The all-tiles bonus is added when the play uses a full rack. Board geometry, premium
layout, tile values/counts, blank count, rack size and the bonus are all part of the
`rules.Ruleset` (`English`, `RussianScrabble`, `Erudit`). `Evaluate` returns the main
word, the cross-words and a per-tile breakdown. `ValidatePlay` adds dictionary and
connectivity checks.
---
## 6. Rulesets
- **English** Scrabble: 15×15, standard premiums, 26 letters, 100 tiles (98 + 2 blanks),
7-tile rack, 50-point bonus.
- **Russian Scrabble**: 33-letter alphabet (incl. Ё), standard board, 104 tiles, 50-bonus.

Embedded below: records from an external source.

__global__ __launch_bounds__(256) void k_resize_tiled(const uint8_t* __restrict__ arena, uint8_t* __restrict__ out, uint32_t src_off, int sw,
                                                      int sh, ResizeJobs jobs, size_t imageStride) {
    __shared__ __attribute__((aligned(16))) uint8_t tile[TL_ROWS * TL_PITCH];
    __shared__ int4 rowTab[TL_H];
    const ResizeJob jb = jobs.j[blockIdx.y];
    const uint8_t* src = arena + (size_t)blockIdx.z * imageStride + src_off;
    uint8_t* dst = out + (size_t)blockIdx.z * imageStride + jb.dst_off;
    const int tilesX = (jb.dw + TL_W - 1) / TL_W, tilesY = (jb.dh + TL_H - 1) / TL_H;
    auto srcX = [&](int dx, float& fx) {
        fx = (float)((dx + 0.5) * jb.scale_x - 0.5);
        int sx = (int)floorf(fx);
        fx -= sx;
        if (sx < 0) { fx = 0; sx = 0; }
        if (sx >= sw - 1) { fx = 0; sx = sw - 1; }
        return sx;
    };
    auto srcY = [&](int dy, float& fy) {
        fy = (float)((dy + 0.5) * jb.scale_y - 0.5);
        const int sy = (int)floorf(fy);
        fy -= sy;
        return sy;
    };
    auto clampY = [&](int y) { return y < 0 ? 0 : (y >= sh ? sh - 1 : y); };
    const int c = threadIdx.x & 63, rq = __builtin_amdgcn_readfirstlane(threadIdx.x >> 6);
    for (int t = blockIdx.x; t < tilesX * tilesY; t += gridDim.x) {
        const int ty = t / tilesX, tx = t - ty * tilesX;
        const int dx0 = tx * TL_W, dy0 = ty * TL_H;
        const int X0 = max(0, (int)((float)dx0 * (float)jb.scale_x) - 1), Y0 = max(0, (int)((float)dy0 * (float)jb.scale_y) - 1);
        {
            const int x = X0 + 4 * c;
            const bool colok = c < TL_PITCH / 4;
            uint32_t v[TL_ROWS / 4];
// ... 130 lines not shown
        if (itemN < items)
            fused_issue(f, arena0 + (size_t)frame_of(itemN) * imageStride + src_off, sw, sh, tabs, jobs.j[dN.w], dN);
        PYR_T(p3);
        {
            const int c = threadIdx.x & 127, half = __builtin_amdgcn_readfirstlane(threadIdx.x >> 7);
            if (c < G0_W) {
                const int rBase = half * (G0_H - 18);
                const int lx = min(max(ex.x - X0, 0), FS_PITCH - 1) + 2 * rBase * FS_PITCH;
                int lx1 = lx + 1;
                asm("" : "+v"(lx1));
                const uint8_t *sp = stage + lx, *sp1 = stage + lx1;
                const uint2* tp = taps + rBase;
                const u16x2 aw = __builtin_bit_cast(u16x2, ex.y);
                uint8_t* gp = g0 + rBase * G0_PITCH + c;
#pragma unroll
                for (int i = 0; i < 18; ++i) {
                    const uint8_t *s = sp + 2 * i * FS_PITCH, *s1 = sp1 + 2 * i * FS_PITCH;
                    const u16x2 p0 = {s[0], s1[0]}, p1 = {s[FS_PITCH], s1[FS_PITCH]};
                    const uint2 t = tp[i];
                    const unsigned int h0 = __builtin_amdgcn_udot2(p0, aw, 0u, false) & ~15u;
                    const unsigned int h1 = __builtin_amdgcn_udot2(p1, aw, 0u, false) & ~15u;
                    gp[i * G0_PITCH] = (uint8_t)((mulhi24(t.x, h0) + mulhi24(t.y, h1) + 2) >> 2);
                }
            }
        }
        PYR_T(p4);
        __syncthreads();
        PYR_T(p5);
        {
            const int c1 = lane;
            const int x = x1 + c1;
            if (c1 < FT_W1 && x < jb.dw1) {
                constexpr int PR = FT_H1 / 4;
                const uint8_t* T = g0 + (2 * wave * PR) * G0_PITCH + 2 * c1;
                int h[2 * PR + 3];
#pragma unroll
                for (int r = 0; r < 2 * PR + 3; ++r) {
                    const uint8_t* S = T + r * G0_PITCH;
                    const uint32_t p01 = *reinterpret_cast<const uint16_t*>(S), p23 = *reinterpret_cast<const uint16_t*>(S + 2);
                    h[r] = (int)__builtin_amdgcn_udot4(p01 | (p23 << 16), 0x04060401u, (uint32_t)S[4], false);
                }
                uint8_t* dp = arena + jb.dst1_off + (uint32_t)((y1 + wave * PR) * jb.dw1) + x;
#pragma unroll
                for (int j = 0; j < PR; ++j, dp += jb.dw1) {
                    if (y1 + wave * PR + j < jb.dh1) {
                        const int v = h[2 * j + 2] * 6 + (h[2 * j + 1] + h[2 * j + 3]) * 4 + h[2 * j] + h[2 * j + 4];
                        *dp = (uint8_t)((v + 128) >> 8);
                    }
                }
            }
        }
        if (jb.dst0_off != 0xffffffffu) {
            uint8_t* d0 = arena + jb.dst0_off;
            for (int i = threadIdx.x; i < 32 * 128; i += 256) {
                const int r = 2 + (i >> 7), c = 2 + (i & 127);
                const int gx = gx0 + c, gy = gy0 + r;
                if (c < 2 + 2 * FT_W1 && gx < jb.dw0 && gy < jb.dh0) d0[(uint32_t)(gy * jb.dw0) + gx] = g0[r * G0_PITCH + c];
            }
        }
#ifdef FD_PYR_PROF
        {
            const unsigned long long p6 = __builtin_amdgcn_s_memtime();
            pacc[0] += p1 - p0; pacc[1] += p2 - p1; pacc[2] += p3 - p2; pacc[3] += p4 - p3; pacc[4] += p5 - p4; pacc[5] += p6 - p5; ++ptiles;
        }
#endif
    }
#ifdef FD_PYR_PROF
    if (threadIdx.x == 0 && blockIdx.x < (unsigned int)PYR_PROF_WGS) {
        for (int i = 0; i < 6; ++i) fd_pyr_prof[blockIdx.x * 8 + i] = pacc[i];
        fd_pyr_prof[blockIdx.x * 8 + 6] = ptiles;
    }
#endif
}

__device__ __forceinline__ int reflect_cf(int p, int len) {
    int q = p < 0 ? -p : p;
    q = q >= len ? 2 * len - 2 - q : q;
    return min(max(q, 0), len - 1);
}
constexpr int PD_W = 62;
__global__ __launch_bounds__(256) void k_pyrdown_tiled(uint8_t* __restrict__ arena0, DownJobs jobs, size_t imageStride, int xcdFrames) {
    __shared__ __attribute__((aligned(16))) uint8_t tile[TL_ROWS * TL_PITCH];
    const int c = threadIdx.x & 63, rq = __builtin_amdgcn_readfirstlane(threadIdx.x >> 6);
    constexpr int NROWS = 2 * PD_TH + 3, PD_LD = (NROWS + 7) / 8;
    static_assert(2 * (3 + 4 * (PD_LD - 1)) + 1 < TL_ROWS && 128 <= TL_PITCH && 2 * PD_W + 3 <= 128, "pyrDown stage");
    const bool byXcd = xcdFrames > 0;
    const int ntile = jobs.tile0[jobs.n];
    const int first = byXcd ? (int)(blockIdx.x >> 3) : (int)blockIdx.x, stride = byXcd ? (int)(gridDim.x >> 3) : (int)gridDim.x;
    const int items = byXcd ? (xcdFrames >> 3) * ntile : ntile;
    for (int item = first; item < items; item += stride) {
        const int fi = byXcd ? item / ntile : 0;
        const int g = item - fi * ntile;
        uint8_t* __restrict__ arena = arena0 + (size_t)(byXcd ? (int)(blockIdx.x & 7u) + 8 * fi : (int)blockIdx.z) * imageStride;
        int ji = 0;
        while (ji + 1 < jobs.n && g >= jobs.tile0[ji + 1]) ++ji;
        const DownJob jb = jobs.j[ji];
        const int t = g - jobs.tile0[ji];
        const int sw = jb.sw, sh = jb.sh;
        const int dw = (sw + 1) / 2, dh = (sh + 1) / 2;
        const uint8_t* src = arena + jb.src_off;
        uint8_t* dst = arena + jb.dst_off;
        const int tilesX = (dw + PD_W - 1) / PD_W;
        const int ty = t / tilesX, tx = t - ty * tilesX;
        const int dx0 = tx * PD_W, dy0 = ty * PD_TH;
        const int X0 = 2 * dx0 - 2, Y0 = 2 * dy0 - 2;
        {
            const int j4 = 4 * (c & 31), half = c >> 5;
            const int xs = X0 + j4;
            const int xc = min(max(xs, 0), max(sw - 4, 0));
            const uint32_t lastDw = (uint32_t)max(sw * sh - 4, 0);
            uint32_t v[PD_LD];
#pragma unroll
            for (int k = 0; k < PD_LD; ++k) {
                const int r = 2 * (rq + 4 * k) + half;
                v[k] = ld_u32_unaligned(src + min((uint32_t)(reflect_cf(Y0 + r, sh) * sw + xc), lastDw));
            }
            if (X0 < 0 || X0 + 128 > sw) {
                if (!(xs >= 0 && xs + 3 < sw)) {
#pragma unroll
                    for (int k = 0; k < PD_LD; ++k) {
                        const int r = 2 * (rq + 4 * k) + half;
                        const uint8_t* row = src + (uint32_t)(reflect_cf(Y0 + r, sh) * sw);
                        uint32_t w = 0;
#pragma unroll
                        for (int b = 0; b < 4; ++b) w |= (uint32_t)row[reflect_cf(xs + b, sw)] << (8 * b);
                        v[k] = w;
                    }
                }
            }
#pragma unroll
            for (int k = 0; k < PD_LD; ++k) *reinterpret_cast<uint32_t*>(&tile[(2 * (rq + 4 * k) + half) * TL_PITCH + j4]) = v[k];
        }
        __syncthreads();
        const int x = dx0 + c;
        if (c < PD_W && x < dw) {
            constexpr int PR = PD_TH / 4;
            const uint8_t* T = tile + (2 * rq * PR) * TL_PITCH + 2 * c;
            int h[2 * PR + 3];
#pragma unroll
            for (int r = 0; r < 2 * PR + 3; ++r) {
                const uint8_t* S = T + r * TL_PITCH;
                const uint32_t p01 = *reinterpret_cast<const uint16_t*>(S), p23 = *reinterpret_cast<const uint16_t*>(S + 2);
                h[r] = (int)__builtin_amdgcn_udot4(p01 | (p23 << 16), 0x04060401u, (uint32_t)S[4], false);
            }
            uint8_t* dp = dst + (uint32_t)((dy0 + rq * PR) * dw) + x;
#pragma unroll
            for (int j = 0; j < PR; ++j, dp += dw) {
                if (dy0 + rq * PR + j < dh) {
                    const int v = h[2 * j + 2] * 6 + (h[2 * j + 1] + h[2 * j + 3]) * 4 + h[2 * j] + h[2 * j + 4];
                    *dp = (uint8_t)((v + 128) >> 8);
                }
            }
        }
        __syncthreads();
    }
}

- **Эрудит**: 33-letter alphabet with **Ё unused** (no tile — fold Ё→Е when preparing the
dictionary, `wordlist.FoldYo`; an out-of-engine step), the **centre does not double**,
131 tiles (128 + 3 blanks), blanks score 0, **15-point bonus**.
---
## 7. Special cases checklist
- **First move**: no anchors; the play must cover the centre.
- **Blanks**: any letter, score 0, flagged via bit 7; expand to every cross-set-allowed
letter during generation.
- **Off-board sentinels**: stop extension at the edge.
- **A single newly-placed tile** can form both an across and a down word.
- **Dedup**: each legal move is generated once (anchor + left-part limit); a canonical
move key guards against any residual duplicate.